WHAT THE TASK ASKS >> Find the lines in the records that carry the word "grid". Copy each one.

Stored data entries:

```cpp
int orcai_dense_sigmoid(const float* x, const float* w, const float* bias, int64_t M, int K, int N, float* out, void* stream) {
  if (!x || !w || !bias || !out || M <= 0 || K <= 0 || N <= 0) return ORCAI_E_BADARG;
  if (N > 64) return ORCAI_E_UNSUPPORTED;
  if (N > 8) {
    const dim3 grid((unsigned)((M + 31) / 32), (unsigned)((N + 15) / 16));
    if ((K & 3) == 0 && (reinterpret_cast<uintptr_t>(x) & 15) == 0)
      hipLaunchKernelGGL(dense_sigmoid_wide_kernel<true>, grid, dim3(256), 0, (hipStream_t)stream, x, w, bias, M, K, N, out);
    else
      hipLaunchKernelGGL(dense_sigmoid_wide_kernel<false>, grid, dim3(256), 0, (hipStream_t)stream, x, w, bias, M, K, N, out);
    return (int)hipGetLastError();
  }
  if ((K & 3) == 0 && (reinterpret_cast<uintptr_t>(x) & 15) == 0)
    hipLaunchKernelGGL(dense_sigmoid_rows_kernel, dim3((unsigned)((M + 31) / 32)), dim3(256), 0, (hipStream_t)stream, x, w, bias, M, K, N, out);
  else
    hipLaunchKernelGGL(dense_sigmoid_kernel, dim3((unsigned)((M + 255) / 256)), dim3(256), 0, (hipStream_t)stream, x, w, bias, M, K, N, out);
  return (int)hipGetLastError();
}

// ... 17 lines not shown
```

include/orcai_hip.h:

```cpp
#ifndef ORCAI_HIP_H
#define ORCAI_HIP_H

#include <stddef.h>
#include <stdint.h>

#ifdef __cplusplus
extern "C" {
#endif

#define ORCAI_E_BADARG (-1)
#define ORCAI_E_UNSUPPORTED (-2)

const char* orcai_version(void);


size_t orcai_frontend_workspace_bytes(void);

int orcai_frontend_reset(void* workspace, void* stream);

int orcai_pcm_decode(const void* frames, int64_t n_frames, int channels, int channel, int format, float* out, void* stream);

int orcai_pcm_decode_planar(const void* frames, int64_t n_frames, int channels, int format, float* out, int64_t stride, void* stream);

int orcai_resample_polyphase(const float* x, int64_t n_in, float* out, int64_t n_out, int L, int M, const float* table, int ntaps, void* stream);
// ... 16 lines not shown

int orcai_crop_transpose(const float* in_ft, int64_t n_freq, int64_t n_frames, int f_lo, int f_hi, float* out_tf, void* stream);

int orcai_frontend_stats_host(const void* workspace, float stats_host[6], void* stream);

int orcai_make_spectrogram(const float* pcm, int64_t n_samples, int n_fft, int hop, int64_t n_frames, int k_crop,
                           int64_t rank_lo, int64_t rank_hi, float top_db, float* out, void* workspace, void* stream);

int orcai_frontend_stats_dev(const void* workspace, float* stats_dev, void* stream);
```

YOUR RESPONSE >>
    const dim3 grid((unsigned)((M + 31) / 32), (unsigned)((N + 15) / 16));
      hipLaunchKernelGGL(dense_sigmoid_wide_kernel<true>, grid, dim3(256), 0, (hipStream_t)stream, x, w, bias, M, K, N, out);
      hipLaunchKernelGGL(dense_sigmoid_wide_kernel<false>, grid, dim3(256), 0, (hipStream_t)stream, x, w, bias, M, K, N, out);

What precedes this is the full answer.